Task brief
Report every line of the records below that contains the word "threadIdx".

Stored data
= = = = =
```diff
@@ -418,21 +455,22 @@
     if (cnt->error) return;
     const long long C0 = frame_cc_off[f0], C1 = frame_cc_off[f0 + B];
     const long long n = C1 - C0;
-    if (blockIdx.x == 0 && threadIdx.x < LM_MB_MAX_FRAMES) mb.nt_cnt[threadIdx.x] = 0;
+    if (blockIdx.x == 0)
+        for (int k = (int)threadIdx.x; k < LM_MB_MAX_FRAMES; k += (int)blockDim.x) mb.nt_cnt[k] = 0;
     if (n * 2 > LM_MB_TTAB) return;
     for (long long i = (long long)blockIdx.x * blockDim.x + threadIdx.x; i < n; i += (long long)gridDim.x * blockDim.x) {
         const LmCcRec r = cc[C0 + i];
         const unsigned h = chash[C0 + i];
         const unsigned long long box = lm_pack_box(r);
-        unsigned key = lm_mix32(h ^ lm_mix32((unsigned)box) ^ lm_mix32((unsigned)(box >> 32) + 0x85ebca6bu) ^ lm_mix32((unsigned)r.size + 0xc2b2ae35u));
-        if (key == 0xffffffffu) key = 0;
+        const unsigned key = lm_mix32(h ^ lm_mix32((unsigned)box) ^ lm_mix32((unsigned)(box >> 32) + 0x85ebca6bu) ^ lm_mix32((unsigned)r.size + 0xc2b2ae35u));
         mb.tkey[C0 + i] = key;
-        const unsigned long long val = ((unsigned long long)key << 32) | (unsigned long long)(unsigned)i;
+        const unsigned bkey = lm_mb_tkey(key, (r.frame - f0) / LM_MB_TBUCKET);
+        const unsigned long long val = ((unsigned long long)bkey << 32) | (unsigned long long)(unsigned)i;
         for (unsigned probe = 0; probe < LM_MB_TTAB; probe++) {
-            const unsigned slot = (key + probe) & (LM_MB_TTAB - 1);
+            const unsigned slot = (bkey + probe) & (LM_MB_TTAB - 1);
             const unsigned long long old = atomicCAS(&mb.ttab[slot], ~0ull, val);
             if (old == ~0ull) break;
-            if ((unsigned)(old >> 32) == key) { atomicMin(&mb.ttab[slot], val); break; }
+            if ((unsigned)(old >> 32) == bkey) { atomicMin(&mb.ttab[slot], val); break; }
         }
     }
 }
@@ -445,30 +483,35 @@
     const long long n = C1 - C0;
     const bool enabled = n * 2 <= LM_MB_TTAB;
     for (long long i = (long long)blockIdx.x * blockDim.x + threadIdx.x; i < n; i += (long long)gridDim.x * blockDim.x) {
-        long long root = -1;
+        long long par = -1;
+        int cand = 0;
+        const LmCcRec r = cc[C0 + i];
         if (enabled) {
             const unsigned key = mb.tkey[C0 + i];
-            for (unsigned probe = 0; probe < LM_MB_TTAB; probe++) {
-                const unsigned slot = (key + probe) & (LM_MB_TTAB - 1);
-                const unsigned long long e = mb.ttab[slot];
-                if (e == ~0ull) break;
-                if ((unsigned)(e >> 32) == key) {
-                    root = (long long)(unsigned)e;
-                    mb.tkey[C0 + i] = slot;
-                    break;
-                }
-            }
+            const int bk = (r.frame - f0) / LM_MB_TBUCKET;
+            unsigned slot = 0;
+            const long long root = lm_mb_tfind(mb.ttab, lm_mb_tkey(key, bk), &slot);
+            mb.tkey[C0 + i] = slot;
             if (root >= 0 && root < i) {
-                const LmCcRec r = cc[C0 + i], q = cc[C0 + root];
-                if (!(r.size == q.size && r.min_x == q.min_x && r.max_x == q.max_x && r.min_y == q.min_y && r.max_y == q.max_y &&
-                      q.frame < r.frame && r.frame - q.frame <= max_gap))
-                    root = -1;
-            } else {
-                root = -1;
-            }
-        }
-        mb.twin[C0 + i] = root >= 0 ? 1 : 0;
-        mb.troot[C0 + i] = root >= 0 ? (int32_t)(C0 + root) : -1;
+                const LmCcRec q = cc[C0 + root];
+                if (r.size == q.size && r.min_x == q.min_x && r.max_x == q.max_x && r.min_y == q.min_y && r.max_y == q.max_y &&
+                    q.frame < r.frame && r.frame - q.frame <= max_gap && (q.frame - f0) / LM_MB_TBUCKET == bk) {
+                    par = root; cand = 1;
+                }
+            } else if (root == i && bk > 0) {
+                const long long p = lm_mb_tfind(mb.ttab, lm_mb_tkey(key, bk - 1), nullptr);
+                if (p >= 0) {
+                    const LmCcRec q = cc[C0 + p];
+                    if (r.size == q.size && r.min_x == q.min_x && r.max_x == q.max_x && r.min_y == q.min_y && r.max_y == q.max_y &&
+                        (q.frame - f0) / LM_MB_TBUCKET == bk - 1) {
+                        par = p; cand = 2;
+                    }
+                }
+            }
+        }
+        mb.tcand[C0 + i] = (uint8_t)cand;
+        mb.tpar[C0 + i] = par >= 0 ? (int32_t)(C0 + par) : -1;
+        mb.glast[C0 + i] = r.frame;
     }
 }
 
@@ -531,7 +574,7 @@
         if (tid == 0) s_any = 0;
         __syncthreads();
         if (tid < nwin) {
-            const int32_t root = mb.troot[C0 + klo + tid];
+            const int32_t root = mb.tpar[C0 + klo + tid];
             s_off[tid] = cc[C0 + klo + tid].crop_off;
             s_root[tid] = root;
             s_roff[tid] = root >= 0 ? cc[root].crop_off : 0ull;
@@ -563,7 +606,7 @@
                 }
 #pragma unroll
                 for (int u = 0; u < LM_TW_UNR; u++)
-                    if (jj[u] >= 0 && mine[u] != theirs[u]) mb.twin[C0 + klo + jj[u]] = 0;
+                    if (jj[u] >= 0 && mine[u] != theirs[u]) mb.tcand[C0 + klo + jj[u]] = 0;
             }
         }
         cur = wend;
@@ -576,15 +619,37 @@
 {
     if (cnt->error) return;
     const long long C0 = frame_cc_off[f0], C1 = frame_cc_off[f0 + B];
+    if ((C1 - C0) * 2 <= LM_MB_TTAB)
+        for (long long i = C0 + (long long)blockIdx.x * blockDim.x + threadIdx.x; i < C1; i += (long long)gridDim.x * blockDim.x) {
+            mb.ttab[mb.tkey[i] & (LM_MB_TTAB - 1)] = ~0ull;
+            if (mb.tcand[i] == 1) atomicMax(&mb.glast[mb.tpar[i]], cc[i].frame);
+        }
+}
+
+__global__ void __launch_bounds__(256) lm_k_mb_twin_chain(const LmCcRec* __restrict__ cc, const long long* __restrict__ frame_cc_off, int f0, int B,
+                                                          LmCounters* __restrict__ cnt, LmMatchBatch mb, int max_gap)
+{
+    if (cnt->error) return;
+    const long long C0 = frame_cc_off[f0], C1 = frame_cc_off[f0 + B];
     const int lane = lm_lane();
-    if ((C1 - C0) * 2 <= LM_MB_TTAB)
-        for (long long i = C0 + (long long)blockIdx.x * blockDim.x + threadIdx.x; i < C1; i += (long long)gridDim.x * blockDim.x)
-            mb.ttab[mb.tkey[i] & (LM_MB_TTAB - 1)] = ~0ull;
     for (long long base = C0 + ((long long)blockIdx.x * blockDim.x + (threadIdx.x & ~63u)); base < C1; base += (long long)gridDim.x * blockDim.x) {
         const long long i = base + lane;
-        const bool nt = i < C1 && !mb.twin[i];
+        bool nt = false;
         int fb = -1;
-        if (nt) { mb.troot[i] = -1; fb = cc[i].frame - f0; }
+        if (i < C1) {
+            long long node = i;
+            for (;;) {
+                const int c = mb.tcand[node];
+                if (c == 0) break;
+                const long long p = mb.tpar[node];
+                if (c == 2 && cc[node].frame - mb.glast[p] > max_gap) break;
+                node = p;
+            }
+            nt = node == i;
+            mb.twin[i] = nt ? 0 : 1;
+            mb.troot[i] = nt ? -1 : (int32_t)node;
+            if (nt) fb = cc[i].frame - f0;
+        }
         unsigned long long todo = __ballot(nt);
         while (todo) {
             const int leader = __ffsll((long long)todo) - 1;
diff --git a/lecturemath_amd/csrc/lm_stream.h b/lecturemath_amd/csrc/lm_stream.h
--- a/lecturemath_amd/csrc/lm_stream.h
+++ b/lecturemath_amd/csrc/lm_stream.h
@@ -53,6 +53,7 @@
     struct LmMatchBatch* mb;
     int last_match_frames;
     int match_per_frame;
+    int match_window;
     hipEvent_t* run_events;
     int n_run_events;
     void* twin_stream;
```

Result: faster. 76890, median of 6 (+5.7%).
= = = = =
Task answer
-    if (blockIdx.x == 0 && threadIdx.x < LM_MB_MAX_FRAMES) mb.nt_cnt[threadIdx.x] = 0;
+        for (int k = (int)threadIdx.x; k < LM_MB_MAX_FRAMES; k += (int)blockDim.x) mb.nt_cnt[k] = 0;
     for (long long i = (long long)blockIdx.x * blockDim.x + threadIdx.x; i < n; i += (long long)gridDim.x * blockDim.x) {
     for (long long i = (long long)blockIdx.x * blockDim.x + threadIdx.x; i < n; i += (long long)gridDim.x * blockDim.x) {
+        for (long long i = C0 + (long long)blockIdx.x * blockDim.x + threadIdx.x; i < C1; i += (long long)gridDim.x * blockDim.x) {
-        for (long long i = C0 + (long long)blockIdx.x * blockDim.x + threadIdx.x; i < C1; i += (long long)gridDim.x * blockDim.x)
     for (long long base = C0 + ((long long)blockIdx.x * blockDim.x + (threadIdx.x & ~63u)); base < C1; base += (long long)gridDim.x * blockDim.x) {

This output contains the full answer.